• _EXERCISE REQUIREMENTS_
On how many lines of these entries does the word "sizeof" occur? State the number alone.

***** INPUT DATA *****

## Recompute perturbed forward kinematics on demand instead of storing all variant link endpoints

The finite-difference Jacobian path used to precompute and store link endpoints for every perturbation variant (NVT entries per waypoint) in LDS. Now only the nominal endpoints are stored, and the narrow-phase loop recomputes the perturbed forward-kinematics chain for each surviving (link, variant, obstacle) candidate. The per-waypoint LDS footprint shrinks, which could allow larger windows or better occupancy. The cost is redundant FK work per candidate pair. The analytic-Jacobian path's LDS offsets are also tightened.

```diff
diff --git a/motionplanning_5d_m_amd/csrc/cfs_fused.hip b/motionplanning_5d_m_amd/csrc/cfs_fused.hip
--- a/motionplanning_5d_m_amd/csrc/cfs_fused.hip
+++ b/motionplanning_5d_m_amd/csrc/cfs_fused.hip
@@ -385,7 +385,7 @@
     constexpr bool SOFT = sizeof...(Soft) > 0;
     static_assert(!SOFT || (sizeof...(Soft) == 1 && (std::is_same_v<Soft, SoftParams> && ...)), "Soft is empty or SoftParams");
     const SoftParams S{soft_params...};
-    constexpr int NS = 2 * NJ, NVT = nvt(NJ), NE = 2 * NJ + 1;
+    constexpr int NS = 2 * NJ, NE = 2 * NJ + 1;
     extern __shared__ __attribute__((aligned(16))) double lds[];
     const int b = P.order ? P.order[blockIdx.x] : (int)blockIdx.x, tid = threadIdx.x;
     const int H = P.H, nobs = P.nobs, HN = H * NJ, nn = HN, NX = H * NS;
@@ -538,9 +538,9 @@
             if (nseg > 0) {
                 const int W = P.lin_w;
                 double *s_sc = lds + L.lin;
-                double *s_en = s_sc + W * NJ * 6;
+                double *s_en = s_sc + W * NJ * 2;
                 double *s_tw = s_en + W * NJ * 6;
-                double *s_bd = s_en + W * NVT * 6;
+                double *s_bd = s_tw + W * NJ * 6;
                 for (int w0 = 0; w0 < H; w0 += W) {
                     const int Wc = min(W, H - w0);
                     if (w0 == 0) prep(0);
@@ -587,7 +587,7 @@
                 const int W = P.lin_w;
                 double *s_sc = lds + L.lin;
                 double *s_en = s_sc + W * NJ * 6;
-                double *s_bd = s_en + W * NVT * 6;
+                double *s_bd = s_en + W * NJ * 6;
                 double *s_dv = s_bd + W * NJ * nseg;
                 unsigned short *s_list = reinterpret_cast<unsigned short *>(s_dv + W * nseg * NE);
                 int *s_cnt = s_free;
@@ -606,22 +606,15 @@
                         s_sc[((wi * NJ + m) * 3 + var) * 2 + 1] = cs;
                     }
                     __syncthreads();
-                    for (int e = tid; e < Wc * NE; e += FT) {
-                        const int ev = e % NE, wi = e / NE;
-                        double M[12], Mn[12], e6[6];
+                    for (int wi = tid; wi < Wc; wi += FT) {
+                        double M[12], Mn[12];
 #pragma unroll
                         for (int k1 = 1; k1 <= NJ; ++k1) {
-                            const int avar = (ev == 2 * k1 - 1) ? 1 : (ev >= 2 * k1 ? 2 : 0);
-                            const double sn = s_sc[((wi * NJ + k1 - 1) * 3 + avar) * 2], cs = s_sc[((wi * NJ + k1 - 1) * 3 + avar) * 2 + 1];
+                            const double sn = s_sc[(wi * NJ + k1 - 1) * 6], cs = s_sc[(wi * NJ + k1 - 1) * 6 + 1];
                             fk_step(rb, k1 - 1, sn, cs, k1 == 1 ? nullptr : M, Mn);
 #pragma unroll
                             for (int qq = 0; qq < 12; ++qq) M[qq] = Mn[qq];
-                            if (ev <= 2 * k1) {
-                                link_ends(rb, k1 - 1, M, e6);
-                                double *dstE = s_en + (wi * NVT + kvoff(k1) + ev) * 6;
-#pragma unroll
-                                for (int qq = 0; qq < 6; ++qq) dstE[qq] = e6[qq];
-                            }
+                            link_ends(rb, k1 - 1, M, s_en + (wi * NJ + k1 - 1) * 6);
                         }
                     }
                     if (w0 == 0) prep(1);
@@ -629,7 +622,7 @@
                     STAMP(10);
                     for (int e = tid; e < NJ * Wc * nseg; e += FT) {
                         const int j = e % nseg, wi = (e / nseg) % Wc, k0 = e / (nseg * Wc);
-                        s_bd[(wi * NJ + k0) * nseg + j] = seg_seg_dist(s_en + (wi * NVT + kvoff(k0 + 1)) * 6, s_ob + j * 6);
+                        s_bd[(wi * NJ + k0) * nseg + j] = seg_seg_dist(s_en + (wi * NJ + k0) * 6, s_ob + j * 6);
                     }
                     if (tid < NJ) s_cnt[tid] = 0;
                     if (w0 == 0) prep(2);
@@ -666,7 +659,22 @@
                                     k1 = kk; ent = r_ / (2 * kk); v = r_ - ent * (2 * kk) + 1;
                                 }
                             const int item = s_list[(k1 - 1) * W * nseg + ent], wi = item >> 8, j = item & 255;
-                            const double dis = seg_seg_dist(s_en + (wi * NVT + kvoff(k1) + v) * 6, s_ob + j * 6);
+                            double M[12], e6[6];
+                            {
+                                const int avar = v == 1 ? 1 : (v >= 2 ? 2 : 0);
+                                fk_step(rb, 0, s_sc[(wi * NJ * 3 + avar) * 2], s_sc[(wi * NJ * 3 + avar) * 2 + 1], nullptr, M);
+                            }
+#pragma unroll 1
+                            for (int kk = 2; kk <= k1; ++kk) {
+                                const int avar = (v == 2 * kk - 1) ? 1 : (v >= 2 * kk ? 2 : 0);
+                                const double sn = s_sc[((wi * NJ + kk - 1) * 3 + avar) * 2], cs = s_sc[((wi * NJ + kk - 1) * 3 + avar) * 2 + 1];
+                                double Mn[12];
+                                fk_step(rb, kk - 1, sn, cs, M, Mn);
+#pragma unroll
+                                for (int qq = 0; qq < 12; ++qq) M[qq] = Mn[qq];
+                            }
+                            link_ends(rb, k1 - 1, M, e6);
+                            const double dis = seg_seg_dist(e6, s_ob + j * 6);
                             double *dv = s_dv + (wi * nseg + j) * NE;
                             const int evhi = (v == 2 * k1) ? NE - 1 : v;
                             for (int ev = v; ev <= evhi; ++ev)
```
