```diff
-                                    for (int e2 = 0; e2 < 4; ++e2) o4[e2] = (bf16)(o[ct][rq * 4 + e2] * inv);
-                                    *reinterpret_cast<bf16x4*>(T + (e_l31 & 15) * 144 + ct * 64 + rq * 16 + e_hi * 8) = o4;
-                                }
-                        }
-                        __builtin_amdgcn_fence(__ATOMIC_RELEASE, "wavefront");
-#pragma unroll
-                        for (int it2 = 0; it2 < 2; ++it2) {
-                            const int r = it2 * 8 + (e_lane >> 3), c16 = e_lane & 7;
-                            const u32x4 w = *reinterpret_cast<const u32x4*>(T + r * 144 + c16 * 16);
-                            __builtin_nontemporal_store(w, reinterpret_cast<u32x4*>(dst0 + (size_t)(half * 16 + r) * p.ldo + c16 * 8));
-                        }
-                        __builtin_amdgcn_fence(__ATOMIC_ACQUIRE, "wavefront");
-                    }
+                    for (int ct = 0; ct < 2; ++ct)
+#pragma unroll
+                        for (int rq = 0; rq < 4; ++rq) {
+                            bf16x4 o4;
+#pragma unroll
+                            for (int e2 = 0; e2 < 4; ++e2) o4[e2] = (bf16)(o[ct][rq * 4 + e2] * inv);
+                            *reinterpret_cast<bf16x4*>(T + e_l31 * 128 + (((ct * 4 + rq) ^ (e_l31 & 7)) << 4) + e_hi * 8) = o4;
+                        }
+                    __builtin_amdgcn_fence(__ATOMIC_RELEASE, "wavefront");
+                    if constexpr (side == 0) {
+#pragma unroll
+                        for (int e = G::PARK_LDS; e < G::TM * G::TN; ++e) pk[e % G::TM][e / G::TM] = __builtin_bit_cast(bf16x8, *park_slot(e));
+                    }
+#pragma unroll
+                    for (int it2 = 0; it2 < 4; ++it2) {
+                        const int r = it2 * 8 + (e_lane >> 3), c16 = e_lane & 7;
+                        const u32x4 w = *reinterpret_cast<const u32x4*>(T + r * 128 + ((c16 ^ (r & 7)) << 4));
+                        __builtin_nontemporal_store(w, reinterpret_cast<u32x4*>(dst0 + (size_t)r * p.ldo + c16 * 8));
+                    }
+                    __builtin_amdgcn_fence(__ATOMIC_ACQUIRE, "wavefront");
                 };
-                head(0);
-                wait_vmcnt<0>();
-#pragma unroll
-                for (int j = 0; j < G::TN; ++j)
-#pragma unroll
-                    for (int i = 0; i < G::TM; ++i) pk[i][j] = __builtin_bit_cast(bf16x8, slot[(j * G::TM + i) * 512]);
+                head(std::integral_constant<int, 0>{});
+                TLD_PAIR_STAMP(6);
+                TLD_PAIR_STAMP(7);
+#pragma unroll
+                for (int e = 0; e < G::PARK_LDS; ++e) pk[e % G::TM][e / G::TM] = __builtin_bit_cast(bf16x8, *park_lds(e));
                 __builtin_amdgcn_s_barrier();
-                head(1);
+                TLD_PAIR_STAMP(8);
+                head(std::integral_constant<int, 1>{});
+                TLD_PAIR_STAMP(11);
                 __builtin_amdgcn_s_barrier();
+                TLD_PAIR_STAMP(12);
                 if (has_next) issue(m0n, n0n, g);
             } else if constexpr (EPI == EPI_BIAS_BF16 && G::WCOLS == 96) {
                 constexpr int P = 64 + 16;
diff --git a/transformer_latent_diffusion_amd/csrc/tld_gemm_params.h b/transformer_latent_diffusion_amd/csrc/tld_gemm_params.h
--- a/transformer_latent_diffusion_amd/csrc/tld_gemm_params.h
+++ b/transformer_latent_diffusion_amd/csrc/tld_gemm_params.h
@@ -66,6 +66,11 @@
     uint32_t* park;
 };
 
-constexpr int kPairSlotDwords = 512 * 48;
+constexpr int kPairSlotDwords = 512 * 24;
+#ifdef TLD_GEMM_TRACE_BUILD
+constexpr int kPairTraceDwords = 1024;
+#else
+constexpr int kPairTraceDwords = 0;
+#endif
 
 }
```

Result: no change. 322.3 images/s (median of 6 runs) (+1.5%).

*****

• _WRITTEN ANSWER_
2